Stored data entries
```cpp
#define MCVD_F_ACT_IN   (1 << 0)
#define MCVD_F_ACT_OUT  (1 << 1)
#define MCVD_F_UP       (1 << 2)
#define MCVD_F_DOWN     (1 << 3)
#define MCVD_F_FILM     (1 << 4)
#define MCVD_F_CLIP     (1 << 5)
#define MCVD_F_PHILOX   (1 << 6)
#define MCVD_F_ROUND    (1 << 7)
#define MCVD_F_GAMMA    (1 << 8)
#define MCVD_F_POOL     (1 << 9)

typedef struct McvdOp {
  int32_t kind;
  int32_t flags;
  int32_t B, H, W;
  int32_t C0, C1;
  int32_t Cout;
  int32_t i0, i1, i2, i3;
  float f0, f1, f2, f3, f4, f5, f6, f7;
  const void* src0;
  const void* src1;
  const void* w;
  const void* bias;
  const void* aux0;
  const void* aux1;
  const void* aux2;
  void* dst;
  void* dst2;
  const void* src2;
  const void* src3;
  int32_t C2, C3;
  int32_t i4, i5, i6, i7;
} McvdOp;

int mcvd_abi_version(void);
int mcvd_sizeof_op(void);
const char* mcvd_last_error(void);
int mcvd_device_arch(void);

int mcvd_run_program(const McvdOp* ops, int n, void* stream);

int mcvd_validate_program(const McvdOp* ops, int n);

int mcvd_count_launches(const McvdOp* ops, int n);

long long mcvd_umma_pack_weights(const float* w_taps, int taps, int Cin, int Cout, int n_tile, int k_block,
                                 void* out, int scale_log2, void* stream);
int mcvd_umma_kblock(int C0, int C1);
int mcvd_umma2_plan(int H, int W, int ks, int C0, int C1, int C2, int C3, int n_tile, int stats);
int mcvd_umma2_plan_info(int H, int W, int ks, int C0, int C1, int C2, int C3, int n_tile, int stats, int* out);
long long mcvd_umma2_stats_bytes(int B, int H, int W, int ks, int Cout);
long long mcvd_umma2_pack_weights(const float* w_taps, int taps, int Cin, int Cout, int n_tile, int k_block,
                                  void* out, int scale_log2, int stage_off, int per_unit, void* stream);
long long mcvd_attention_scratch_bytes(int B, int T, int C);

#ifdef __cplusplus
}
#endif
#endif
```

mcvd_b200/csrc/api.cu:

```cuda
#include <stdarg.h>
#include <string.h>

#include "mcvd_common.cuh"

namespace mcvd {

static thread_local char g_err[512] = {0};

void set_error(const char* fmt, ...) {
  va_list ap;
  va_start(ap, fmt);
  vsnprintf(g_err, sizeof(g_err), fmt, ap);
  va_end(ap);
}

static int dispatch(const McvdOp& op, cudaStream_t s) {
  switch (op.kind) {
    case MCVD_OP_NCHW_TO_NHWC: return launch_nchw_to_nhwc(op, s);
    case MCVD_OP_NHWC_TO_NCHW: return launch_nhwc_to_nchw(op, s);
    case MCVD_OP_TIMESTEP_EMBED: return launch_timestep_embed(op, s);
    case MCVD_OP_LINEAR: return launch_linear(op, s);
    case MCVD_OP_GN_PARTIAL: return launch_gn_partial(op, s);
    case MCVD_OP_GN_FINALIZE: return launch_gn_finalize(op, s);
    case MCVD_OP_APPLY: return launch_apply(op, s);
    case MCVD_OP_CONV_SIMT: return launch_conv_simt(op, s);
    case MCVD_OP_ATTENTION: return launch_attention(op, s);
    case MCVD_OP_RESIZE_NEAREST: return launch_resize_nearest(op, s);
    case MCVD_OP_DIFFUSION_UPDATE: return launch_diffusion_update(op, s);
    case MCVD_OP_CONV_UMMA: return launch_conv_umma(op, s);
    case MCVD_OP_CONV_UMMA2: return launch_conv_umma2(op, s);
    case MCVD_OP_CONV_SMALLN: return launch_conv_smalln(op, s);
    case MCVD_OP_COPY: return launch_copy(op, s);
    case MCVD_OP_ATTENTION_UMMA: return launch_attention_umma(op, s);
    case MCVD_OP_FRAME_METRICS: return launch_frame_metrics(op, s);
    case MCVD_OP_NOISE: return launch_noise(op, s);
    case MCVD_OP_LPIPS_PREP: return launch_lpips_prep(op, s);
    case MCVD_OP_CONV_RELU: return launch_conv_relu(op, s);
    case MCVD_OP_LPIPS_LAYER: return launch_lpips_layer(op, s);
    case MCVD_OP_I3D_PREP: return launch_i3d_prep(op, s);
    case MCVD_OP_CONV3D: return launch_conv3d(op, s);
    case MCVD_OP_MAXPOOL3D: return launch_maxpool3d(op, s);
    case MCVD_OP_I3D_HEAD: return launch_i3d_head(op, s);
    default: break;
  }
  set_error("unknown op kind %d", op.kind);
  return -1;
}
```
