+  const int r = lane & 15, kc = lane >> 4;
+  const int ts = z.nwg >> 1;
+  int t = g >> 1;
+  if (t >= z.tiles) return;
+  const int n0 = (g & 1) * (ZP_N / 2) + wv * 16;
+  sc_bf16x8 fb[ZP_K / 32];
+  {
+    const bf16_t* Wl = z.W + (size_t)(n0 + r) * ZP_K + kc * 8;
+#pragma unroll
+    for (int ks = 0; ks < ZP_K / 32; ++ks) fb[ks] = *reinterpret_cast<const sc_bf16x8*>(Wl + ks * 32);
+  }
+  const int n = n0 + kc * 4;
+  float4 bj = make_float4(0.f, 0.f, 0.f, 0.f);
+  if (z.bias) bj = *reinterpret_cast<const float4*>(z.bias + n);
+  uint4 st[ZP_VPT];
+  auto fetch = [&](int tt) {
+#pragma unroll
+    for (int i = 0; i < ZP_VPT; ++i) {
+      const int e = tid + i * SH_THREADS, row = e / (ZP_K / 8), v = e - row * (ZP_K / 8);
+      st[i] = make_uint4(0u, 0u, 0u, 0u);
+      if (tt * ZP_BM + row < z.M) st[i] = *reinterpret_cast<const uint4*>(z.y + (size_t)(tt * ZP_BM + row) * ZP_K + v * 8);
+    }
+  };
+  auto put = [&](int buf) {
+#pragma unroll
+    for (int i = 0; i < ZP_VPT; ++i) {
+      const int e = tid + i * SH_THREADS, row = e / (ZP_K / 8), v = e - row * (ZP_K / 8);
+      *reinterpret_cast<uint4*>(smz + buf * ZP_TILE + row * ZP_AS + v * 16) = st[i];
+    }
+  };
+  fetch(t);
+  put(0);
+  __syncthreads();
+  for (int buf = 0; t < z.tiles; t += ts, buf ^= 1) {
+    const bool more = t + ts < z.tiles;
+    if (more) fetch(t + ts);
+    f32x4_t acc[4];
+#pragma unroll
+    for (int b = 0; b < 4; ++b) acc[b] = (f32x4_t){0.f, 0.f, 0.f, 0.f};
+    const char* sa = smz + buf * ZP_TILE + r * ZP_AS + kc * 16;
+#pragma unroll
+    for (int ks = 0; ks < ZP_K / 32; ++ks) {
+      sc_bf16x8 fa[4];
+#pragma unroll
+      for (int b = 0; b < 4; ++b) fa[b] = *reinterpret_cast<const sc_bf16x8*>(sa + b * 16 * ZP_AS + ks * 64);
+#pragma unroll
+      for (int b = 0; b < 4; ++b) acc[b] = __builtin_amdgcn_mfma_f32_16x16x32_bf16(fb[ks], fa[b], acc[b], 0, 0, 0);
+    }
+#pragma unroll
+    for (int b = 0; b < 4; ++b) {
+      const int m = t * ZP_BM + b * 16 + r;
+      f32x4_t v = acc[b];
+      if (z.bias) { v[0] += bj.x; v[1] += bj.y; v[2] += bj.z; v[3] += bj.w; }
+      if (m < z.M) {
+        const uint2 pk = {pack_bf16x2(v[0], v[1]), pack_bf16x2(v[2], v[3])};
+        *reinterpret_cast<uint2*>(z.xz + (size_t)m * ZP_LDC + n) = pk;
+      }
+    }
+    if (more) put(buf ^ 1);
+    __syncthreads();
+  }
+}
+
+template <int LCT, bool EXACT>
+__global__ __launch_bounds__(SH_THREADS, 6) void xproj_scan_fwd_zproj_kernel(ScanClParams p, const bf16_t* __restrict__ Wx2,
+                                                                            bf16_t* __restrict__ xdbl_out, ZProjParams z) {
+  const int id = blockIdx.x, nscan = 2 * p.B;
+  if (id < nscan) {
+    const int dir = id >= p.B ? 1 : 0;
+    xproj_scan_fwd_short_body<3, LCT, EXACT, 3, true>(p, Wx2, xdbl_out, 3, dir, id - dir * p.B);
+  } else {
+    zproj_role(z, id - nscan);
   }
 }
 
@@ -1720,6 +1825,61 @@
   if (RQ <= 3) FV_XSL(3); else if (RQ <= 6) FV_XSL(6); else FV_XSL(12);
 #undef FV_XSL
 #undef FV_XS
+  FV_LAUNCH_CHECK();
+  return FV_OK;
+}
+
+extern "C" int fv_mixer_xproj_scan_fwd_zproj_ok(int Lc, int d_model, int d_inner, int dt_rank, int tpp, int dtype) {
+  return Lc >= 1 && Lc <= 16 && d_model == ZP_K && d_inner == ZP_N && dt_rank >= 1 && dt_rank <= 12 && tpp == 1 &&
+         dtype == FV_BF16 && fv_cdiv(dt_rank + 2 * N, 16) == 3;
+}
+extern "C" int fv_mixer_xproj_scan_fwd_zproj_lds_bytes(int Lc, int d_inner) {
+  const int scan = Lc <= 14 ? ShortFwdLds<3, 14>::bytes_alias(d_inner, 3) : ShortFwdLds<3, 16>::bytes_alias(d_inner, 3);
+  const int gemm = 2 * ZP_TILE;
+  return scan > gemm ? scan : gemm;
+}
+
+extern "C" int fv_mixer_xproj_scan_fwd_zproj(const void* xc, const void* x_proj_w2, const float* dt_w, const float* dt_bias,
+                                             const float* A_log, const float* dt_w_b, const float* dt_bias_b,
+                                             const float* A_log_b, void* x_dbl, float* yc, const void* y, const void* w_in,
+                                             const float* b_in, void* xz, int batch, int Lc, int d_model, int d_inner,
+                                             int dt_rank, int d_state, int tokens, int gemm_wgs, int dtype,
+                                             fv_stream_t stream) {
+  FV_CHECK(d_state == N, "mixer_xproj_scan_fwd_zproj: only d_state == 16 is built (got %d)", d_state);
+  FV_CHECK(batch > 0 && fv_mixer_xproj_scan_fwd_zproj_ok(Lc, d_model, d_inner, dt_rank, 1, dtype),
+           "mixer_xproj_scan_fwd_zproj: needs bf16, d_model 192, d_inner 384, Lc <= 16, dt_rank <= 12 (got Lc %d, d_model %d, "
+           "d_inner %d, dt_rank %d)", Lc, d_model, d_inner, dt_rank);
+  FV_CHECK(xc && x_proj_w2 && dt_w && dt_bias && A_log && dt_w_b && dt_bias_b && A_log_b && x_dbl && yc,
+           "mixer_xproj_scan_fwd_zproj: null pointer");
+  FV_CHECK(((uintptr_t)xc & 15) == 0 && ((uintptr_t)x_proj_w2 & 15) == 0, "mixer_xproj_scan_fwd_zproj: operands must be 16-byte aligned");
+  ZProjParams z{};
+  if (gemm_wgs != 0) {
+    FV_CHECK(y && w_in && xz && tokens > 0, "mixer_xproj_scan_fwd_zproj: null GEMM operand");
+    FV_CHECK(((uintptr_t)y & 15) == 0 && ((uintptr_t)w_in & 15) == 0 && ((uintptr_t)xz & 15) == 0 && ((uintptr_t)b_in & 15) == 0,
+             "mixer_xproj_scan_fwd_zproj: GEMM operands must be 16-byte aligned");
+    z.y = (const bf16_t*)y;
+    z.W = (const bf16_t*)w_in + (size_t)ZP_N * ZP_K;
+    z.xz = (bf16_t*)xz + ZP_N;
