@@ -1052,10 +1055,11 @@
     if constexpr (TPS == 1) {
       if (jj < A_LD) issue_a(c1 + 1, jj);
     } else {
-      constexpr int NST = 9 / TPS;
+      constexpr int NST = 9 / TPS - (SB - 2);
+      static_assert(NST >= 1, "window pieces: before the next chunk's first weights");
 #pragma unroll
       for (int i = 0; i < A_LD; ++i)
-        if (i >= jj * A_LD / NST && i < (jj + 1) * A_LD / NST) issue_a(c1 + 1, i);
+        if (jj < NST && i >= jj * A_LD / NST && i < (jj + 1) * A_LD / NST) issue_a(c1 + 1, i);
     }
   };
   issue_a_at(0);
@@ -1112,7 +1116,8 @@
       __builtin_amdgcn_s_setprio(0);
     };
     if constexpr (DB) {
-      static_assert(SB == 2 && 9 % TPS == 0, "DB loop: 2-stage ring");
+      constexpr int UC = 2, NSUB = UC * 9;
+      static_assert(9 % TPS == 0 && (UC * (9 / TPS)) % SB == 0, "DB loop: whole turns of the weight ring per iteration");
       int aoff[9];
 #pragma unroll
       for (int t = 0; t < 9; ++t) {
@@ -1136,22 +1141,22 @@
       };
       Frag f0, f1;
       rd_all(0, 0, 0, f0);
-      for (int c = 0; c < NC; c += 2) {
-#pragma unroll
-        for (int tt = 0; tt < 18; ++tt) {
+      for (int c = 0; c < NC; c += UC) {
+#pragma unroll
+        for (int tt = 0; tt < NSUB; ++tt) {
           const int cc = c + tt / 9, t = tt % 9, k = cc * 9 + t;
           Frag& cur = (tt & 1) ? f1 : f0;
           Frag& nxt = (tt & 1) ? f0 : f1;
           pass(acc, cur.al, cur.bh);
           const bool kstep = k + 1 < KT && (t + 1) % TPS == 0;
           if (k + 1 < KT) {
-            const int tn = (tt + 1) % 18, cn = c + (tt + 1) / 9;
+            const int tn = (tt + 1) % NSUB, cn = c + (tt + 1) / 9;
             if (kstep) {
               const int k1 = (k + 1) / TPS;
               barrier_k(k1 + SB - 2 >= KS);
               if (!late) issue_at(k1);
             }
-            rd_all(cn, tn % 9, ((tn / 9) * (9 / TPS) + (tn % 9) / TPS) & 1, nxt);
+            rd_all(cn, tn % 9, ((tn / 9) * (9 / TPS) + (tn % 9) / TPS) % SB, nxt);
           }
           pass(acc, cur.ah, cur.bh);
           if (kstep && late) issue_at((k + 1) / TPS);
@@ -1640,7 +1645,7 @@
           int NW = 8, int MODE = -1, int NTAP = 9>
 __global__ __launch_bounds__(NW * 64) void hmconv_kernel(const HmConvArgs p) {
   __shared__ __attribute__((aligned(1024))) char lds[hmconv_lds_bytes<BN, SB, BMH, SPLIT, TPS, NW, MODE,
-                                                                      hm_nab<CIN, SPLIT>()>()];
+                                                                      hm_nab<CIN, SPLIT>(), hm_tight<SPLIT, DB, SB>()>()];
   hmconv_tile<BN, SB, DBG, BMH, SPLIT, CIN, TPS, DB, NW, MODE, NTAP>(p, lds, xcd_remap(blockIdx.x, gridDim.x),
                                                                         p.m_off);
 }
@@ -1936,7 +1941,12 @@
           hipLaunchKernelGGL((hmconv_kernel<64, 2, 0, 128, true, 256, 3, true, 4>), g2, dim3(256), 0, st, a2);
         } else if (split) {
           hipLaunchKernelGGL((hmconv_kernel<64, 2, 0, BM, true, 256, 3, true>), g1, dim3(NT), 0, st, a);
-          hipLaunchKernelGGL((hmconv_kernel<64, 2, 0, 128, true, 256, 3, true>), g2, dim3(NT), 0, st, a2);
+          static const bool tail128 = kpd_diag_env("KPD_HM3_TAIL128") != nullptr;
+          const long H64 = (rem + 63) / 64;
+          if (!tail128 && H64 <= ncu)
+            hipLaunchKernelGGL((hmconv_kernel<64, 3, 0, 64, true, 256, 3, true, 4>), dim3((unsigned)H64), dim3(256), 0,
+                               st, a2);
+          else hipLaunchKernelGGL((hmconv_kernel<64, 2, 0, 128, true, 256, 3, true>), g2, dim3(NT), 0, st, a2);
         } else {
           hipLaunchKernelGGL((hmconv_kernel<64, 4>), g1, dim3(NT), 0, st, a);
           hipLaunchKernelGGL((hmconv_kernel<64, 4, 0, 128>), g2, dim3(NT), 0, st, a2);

WHAT YOU NEED TO DO
From the records above, copy every line that includes the word "Cout".

ANSWER TO THE EXERCISE
  int32_t Cout;
long long mcvd_umma_pack_weights(const float* w_taps, int taps, int Cin, int Cout, int n_tile, int k_block,
long long mcvd_umma2_stats_bytes(int B, int H, int W, int ks, int Cout);
long long mcvd_umma2_pack_weights(const float* w_taps, int taps, int Cin, int Cout, int n_tile, int k_block,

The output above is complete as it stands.